Stefan Meier (60) bezeichnet sich im Gespräch mit zentralplus als eine «aussterbende Rasse». «Wir kochen noch traditionell», sagt Meier. Und der Spitzenkoch gibt ein Beispiel: «Ein gutes Ghackets braucht viel mehr Sorgfalt und Know-how, als einen Hummer zuzubereiten.» Das richtige Fleisch nehmen, es anziehen, ablöschen und vor allem gut abschmecken sei eine Kunst.
Seit 33 Jahren steht der «Grandseigneur» der Zuger Gastronomie hinter dem Herd. Mit einer 12-köpfigen Kochbrigade sorgt er fürs leibliche Wohl seiner Gäste, verwendet frische und saisonale Naturprodukte.
Vor zwei Jahren haben Meier und sein Geschäftsführer und Mitinhaber Kuno Trevisan (44) ihr Konzept ziemlich auf den Kopf gestellt. Und bekamen dafür Lob von vielen Zugern. «Wir haben uns der Zeit angepasst», sagt Meier.
«Ein gutes Ghackets braucht viel mehr Sorgfalt und Know-how, als einen Hummer zuzubereiten.»
Stefan Meier, Küchenchef und Inhaber «Rathauskeller»

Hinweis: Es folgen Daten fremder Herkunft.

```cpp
template <uint32_t H, class Lv = LzDefaultLevel, class SFn, class LinkFn, class EFn>
ZWZ_HD void band_deep_batched(const uint8_t* data, SFn S, LinkFn link, EFn E, uint32_t first_own, uint32_t u, uint32_t cnt, uint32_t k1,
                              uint32_t deep, uint32_t L, uint64_t own, uint32_t& e128, uint32_t& e32, uint32_t* visited = nullptr) {
    static_assert(H >= 1, "a batch holds a sharer");
    const uint32_t p = band_pos(S(u)), lookahead = L - p;
    const uint32_t max_len = lookahead < kMaxMatch ? lookahead : kMaxMatch, nice = lookahead < Lv::nice ? lookahead : Lv::nice;
    auto next = [&](uint32_t j) -> uint32_t {
        if (j >= first_own) {
            const uint32_t j2 = link(j);
            return j2 == kBandNoLink || u - j2 > cnt ? kBandNoLink : j2;
        }
        uint32_t k2 = u - j + 1u;
        while (k2 <= cnt && E(u - k2) != own) k2++;
        return k2 > cnt ? kBandNoLink : u - k2;
    };
    uint32_t best = 0, best_pos = 0, snap = 0xffffffffu, seen = 0;
    uint32_t j = u - k1;
    bool walking = true;
    while (walking) {
        uint32_t jv[H], len[H], nv = 1;
        jv[0] = j;
        for (uint32_t h = 1; h < H; h++) {
            const uint32_t j2 = next(jv[h - 1u]);
            if (j2 == kBandNoLink) break;
            jv[h] = j2; nv++;
        }
        for (uint32_t h = 0; h < nv; h++) len[h] = match_len_from(data, band_pos(S(jv[h])), p, deep, max_len);
        bool alive = true;
        for (uint32_t h = 0; h < nv; h++) {
            if (!alive) break;
            if (u - jv[h] > Lv::snap_chain && snap == 0xffffffffu) snap = best ? entry_pack(best, p - best_pos) : 0u;
            if (len[h] > best) { best = len[h]; best_pos = band_pos(S(jv[h])); }
            seen++;
            alive = best < nice;
        }
        j = alive && nv == H ? next(jv[H - 1u]) : kBandNoLink;
        walking = j != kBandNoLink;
    }
    if (visited) *visited = seen;
    e128 = entry_pack(best, p - best_pos);
    if (k1 <= Lv::snap_chain) e32 = snap != 0xffffffffu ? snap : e128;
}

}
```

### parallel-data-compression-and-decompression_amd/csrc/zwz_band.hip

```cpp
#include <hip/hip_runtime.h>

#include "lz_band.h"
#include "zwz_kernels.h"
#include "zwz_device.h"

#ifndef ZWZ_BAND_EXP
#define ZWZ_BAND_EXP 0
#endif

#if ZWZ_BAND_EXP & 16
#define ZWZ_STAMP(ph) do { if (tid == 0) { const uint64_t now_ = __builtin_amdgcn_s_memtime(); atomicAdd(&tickets[16 + (ph)], (uint32_t)((now_ - stamp_) >> 8)); stamp_ = now_; } } while (0)
#else
#define ZWZ_STAMP(ph) do { } while (0)
#endif

namespace zwz {

constexpr uint32_t kDenseThreads = 256;
__global__ __launch_bounds__(kDenseThreads) void lz_dense_list_kernel(const uint8_t* __restrict__ in, const uint64_t* __restrict__ in_off,
                                                                      const uint32_t* __restrict__ in_len, uint32_t n, uint32_t* __restrict__ link_stat,
                                                                      uint32_t force ) {
    __shared__ uint32_t s_set[kDenseThreads / 64][2048];
    const uint32_t wave = threadIdx.x >> 6, lane = lane_id();
    uint32_t* set = s_set[wave];
    for (uint32_t c = blockIdx.x * (kDenseThreads / 64u) + wave; c < n; c += gridDim.x * (kDenseThreads / 64u)) {
        const uint32_t L = in_len[c];
        bool dense = force == 2u && L != 0u;
        if (!dense && L >= kMinMatch) {
            for (uint32_t i = lane; i < 2048u; i += 64u) set[i] = 0;
            __builtin_amdgcn_fence(__ATOMIC_ACQ_REL, "wavefront");
            const uint32_t* d32 = reinterpret_cast<const uint32_t*>(in + in_off[c]);
            const uint32_t sampled = min(L - (kMinMatch - 1u), kDenseSample), nd = ((L + 15u) & ~15u) >> 2;
            uint32_t repeats = 0, thirds = 0;
            static_assert(kDenseSample == 2048, "eight trips of 256 positions, their loads asked for together");
            uint32_t w0[8], w1[8];
#pragma unroll
            for (uint32_t t = 0; t < 8; t++) {
                const uint32_t i = 64u * t + lane;
                w0[t] = 256u * t < sampled && i < nd ? d32[i] : 0u; w1[t] = 256u * t < sampled && i + 1u < nd ? d32[i + 1u] : 0u;
            }
#pragma unroll
            for (uint32_t t = 0; t < 8; t++) {
                if (256u * t >= sampled) break;
#pragma unroll
                for (uint32_t j = 0; j < 4; j++) {
                    const uint32_t x = j ? __builtin_amdgcn_alignbyte(w1[t], w0[t], j) : w0[t];
                    const uint32_t h = hash3(x & 0xffu, (x >> 8) & 0xffu, (x >> 16) & 0xffu);
                    const bool live = 256u * t + 4u * lane + j < sampled;
                    uint32_t old = 0, old2 = 0;
                    if (live) old = atomicOr(&set[h >> 5], 1u << (h & 31u));
                    const bool again = live && ((old >> (h & 31u)) & 1u);
                    if (again) old2 = atomicOr(&set[1024u + (h >> 5)], 1u << (h & 31u));
                    repeats += (uint32_t)__popcll(__builtin_amdgcn_ballot_w64(again));
                    thirds += (uint32_t)__popcll(__builtin_amdgcn_ballot_w64(again && ((old2 >> (h & 31u)) & 1u)));
                }
            }
            dense = sample_is_dense(repeats, thirds, sampled, L);
            __builtin_amdgcn_fence(__ATOMIC_ACQ_REL, "wavefront");
        }
        if (lane == 0) link_stat[c] = dense ? kDenseMark : 0u;
    }
}

__global__ __launch_bounds__(1024) void lz_lists_kernel(const uint32_t* __restrict__ in_len, const uint32_t* __restrict__ link_stat, uint32_t n,
                                                        uint32_t* __restrict__ dense_list, uint32_t* __restrict__ sparse_list, uint32_t* __restrict__ tickets) {
    __shared__ uint32_t s_d[16], s_s[16];
    const uint32_t tid = threadIdx.x, lane = lane_id(), wave = tid >> 6;
    uint32_t nd = 0, ns = 0;
    for (uint32_t c0 = 0; c0 < n; c0 += 1024u) {
        const uint32_t c = c0 + tid;
        const bool live = c < n && in_len[c] != 0u, dense = live && link_stat[c] == kDenseMark, sparse = live && !dense;
        const uint64_t md = __builtin_amdgcn_ballot_w64(dense), ms = __builtin_amdgcn_ballot_w64(sparse);
        if (lane == 0) { s_d[wave] = (uint32_t)__popcll(md); s_s[wave] = (uint32_t)__popcll(ms); }
        __syncthreads();
        uint32_t bd = nd, bs = ns, td = 0, ts = 0;
        for (uint32_t w = 0; w < 16u; w++) { bd += w < wave ? s_d[w] : 0u; bs += w < wave ? s_s[w] : 0u; td += s_d[w]; ts += s_s[w]; }
        if (dense) dense_list[bd + rank_in(md)] = c;
        if (sparse) sparse_list[bs + rank_in(ms)] = c;
        nd += td; ns += ts;
        __syncthreads();
    }
    if (tid == 0) { tickets[kTicketDenseCount] = nd; tickets[kTicketSparseCount] = ns; }
}

#ifndef ZWZ_SORT_DEPTH
#define ZWZ_SORT_DEPTH 16
#endif
constexpr uint32_t kSortDepth = ZWZ_SORT_DEPTH;
__global__ __launch_bounds__(kSortThreads) void lz_sort_kernel(const uint8_t* __restrict__ in, const uint64_t* __restrict__ in_off,
                                                               const uint32_t* __restrict__ in_len, const uint32_t* __restrict__ list,
                                                               uint32_t* __restrict__ tickets, uint32_t* __restrict__ sorted,
                                                               uint16_t* __restrict__ hbuf ,
                                                               uint32_t* __restrict__ scratch ) {
    __shared__ __attribute__((aligned(16))) uint32_t tab[16384];
    __shared__ uint32_t s_wsum[kSortThreads / 64];
    __shared__ uint32_t s_chunk;
    const uint32_t tid = threadIdx.x, lane = lane_id(), wave = __builtin_amdgcn_readfirstlane(tid >> 6);
    const uint32_t n_list = tickets[kTicketDenseCount];
    for (;;) {
        __syncthreads();
        if (tid == 0) s_chunk = atomicAdd(&tickets[kTicketSortNext], 1u);
        __syncthreads();
        const uint32_t t = s_chunk;
        if (t >= n_list) break;
        const uint32_t chunk = list[t];
        const uint32_t L = in_len[chunk];
        const uint32_t n = L >= kMinMatch ? L - (kMinMatch - 1u) : 0u;
        if (n == 0) continue;
        const uint32_t* d32 = reinterpret_cast<const uint32_t*>(in + in_off[chunk]);
        const uint32_t nd = ((L + 15u) & ~15u) >> 2;
        uint16_t* hb = hbuf + (size_t)chunk * kLinkStride;
        uint16_t* out = reinterpret_cast<uint16_t*>(sorted + (size_t)chunk * kSortedStride);
        {
            uint4* t4 = reinterpret_cast<uint4*>(tab);
            for (uint32_t i = tid; i < 4096u; i += kSortThreads) t4[i] = make_uint4(0, 0, 0, 0);
        }
        __syncthreads();
        {
            const uint4* d4 = reinterpret_cast<const uint4*>(d32);
            const uint32_t nv = nd >> 2;
#pragma unroll 1
            for (uint32_t i0 = tid; 16u * i0 < n; i0 += 8u * kSortThreads) {
                uint4 v[8]; uint32_t nx[8];
#pragma unroll
                for (uint32_t r = 0; r < 8; r++) {
                    const uint32_t i = i0 + r * kSortThreads;
                    v[r] = i < nv ? d4[i] : make_uint4(0, 0, 0, 0);
                    nx[r] = i + 1u < nv ? d32[4u * i + 4u] : 0u;
                }
#pragma unroll
                for (uint32_t r = 0; r < 8; r++) {
                    const uint32_t i = i0 + r * kSortThreads;
                    if (16u * i >= n) break;
                    const uint32_t w[5] = {v[r].x, v[r].y, v[r].z, v[r].w, nx[r]};
                    uint32_t h[16];
#pragma unroll
                    for (uint32_t j = 0; j < 16; j++) {
                        const uint32_t x = (j & 3u) ? __builtin_amdgcn_alignbyte(w[(j >> 2) + 1u], w[j >> 2], j & 3u) : w[j >> 2];
                        h[j] = hash3(x & 0xffu, (x >> 8) & 0xffu, (x >> 16) & 0xffu);
                        if (16u * i + j < n) atomicAdd(&tab[h[j] >> 1], (h[j] & 1u) ? 0x10000u : 1u);
                    }
#pragma unroll
                    for (uint32_t j = 0; j < 16; j++) h[j] = (h[j] >> 1) << 2 | (h[j] & 1u);
                    uint4* hb4 = reinterpret_cast<uint4*>(hb + 16u * i);
                    hb4[0] = make_uint4(h[0] | h[1] << 16, h[2] | h[3] << 16, h[4] | h[5] << 16, h[6] | h[7] << 16);
                    hb4[1] = make_uint4(h[8] | h[9] << 16, h[10] | h[11] << 16, h[12] | h[13] << 16, h[14] | h[15] << 16);
                }
            }
        }
        __syncthreads();
        {
            const uint32_t w_base = wave * 4096u;
            uint32_t tot = 0;
            for (uint32_t r = 0; r < 64u; r++) { const uint32_t v = tab[w_base + r * 64u + lane]; tot += (v & 0xffffu) + (v >> 16); }
            tot = wave_scan_incl(tot);
            if (lane == 63) s_wsum[wave] = tot;
            __syncthreads();
            uint32_t carry = 0;
            for (uint32_t i = 0; i < kSortThreads / 64u; i++) carry += i < wave ? s_wsum[i] : 0u;
            for (uint32_t r = 0; r < 64u; r++) {
                const uint32_t idx = w_base + r * 64u + lane;
                const uint32_t v = tab[idx], lo = v & 0xffffu, hi = v >> 16, own = lo + hi;
                const uint32_t incl = wave_scan_incl(own), ex = carry + incl - own;
                tab[idx] = ex | (ex + lo) << 16;
                carry += (uint32_t)__builtin_amdgcn_readlane((int)incl, 63);
            }
        }
        __syncthreads();
        if (wave == 0) {
            constexpr uint32_t K = kSortDepth;
            const uint32_t full = n / (64u * K);
            auto bump = [&](uint32_t w) { return atomicAdd(reinterpret_cast<uint32_t*>(reinterpret_cast<uint8_t*>(tab) + (w & 0xfffcu)), 1u << ((w & 1u) << 4)); };
            const uint16_t* hin = hb + lane;
            uint16_t* o = out + lane;
            uint32_t hv[K];
            auto ask = [&](uint32_t* h8) {
#pragma unroll
                for (uint32_t j = 0; j < K; j++) h8[j] = hin[j * 64u];
                hin += 64u * K;
            };
            if (full) ask(hv);
            uint32_t hp[K], op[K];
            for (uint32_t t = 0; t < full; t++) {
                uint32_t hn[K], old[K];
                if (t + 1u < full) ask(hn);
#pragma unroll
                for (uint32_t j = 0; j < K; j++) old[j] = bump(hv[j]);
                if (t) {
#pragma unroll
                    for (uint32_t j = 0; j < K; j++) o[j * 64u] = (uint16_t)(op[j] >> ((hp[j] & 1u) << 4));
                    o += 64u * K;
                }
#pragma unroll
                for (uint32_t j = 0; j < K; j++) { hp[j] = hv[j]; op[j] = old[j]; hv[j] = hn[j]; }
            }
            if (full) {
#pragma unroll
                for (uint32_t j = 0; j < K; j++) o[j * 64u] = (uint16_t)(op[j] >> ((hp[j] & 1u) << 4));
            }
            for (uint32_t p = full * 64u * K + lane; p - lane < n; p += 64u) {
                if (p < n) {
                    const uint32_t w = hb[p];
                    out[p] = (uint16_t)(bump(w) >> ((w & 1u) << 4));
                }
            }
        }
        if (scratch) {
            __syncthreads();
            uint4* o4 = reinterpret_cast<uint4*>(scratch + (size_t)chunk * kLazyScratchWords + kLazyBendOff);
            const uint4* t4 = reinterpret_cast<const uint4*>(tab);
            for (uint32_t i = tid; i < 4096u; i += kSortThreads) o4[i] = t4[i];
        }
    }
}
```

Gourmetlokal aufgehoben und Punkte verloren
Seit 2016 gibt es im ganzen Haus dieselben Speisen. Das Gourmetlokal in der Zunftstube im ersten Stock mit eigener Karte existiert in dieser Form nicht mehr. «Die Zeit der steifen Gourmetgastronomie, wo der Koch sagt, was der Gast zu essen hat, ist vorbei», findet Meier. Und Trevisan fügt hinzu: «Ja. Vorher war es etwas elitär, viele Gäste fanden, das sei eine andere Welt da oben, und sie trauten sich erst gar nicht in unser Lokal.»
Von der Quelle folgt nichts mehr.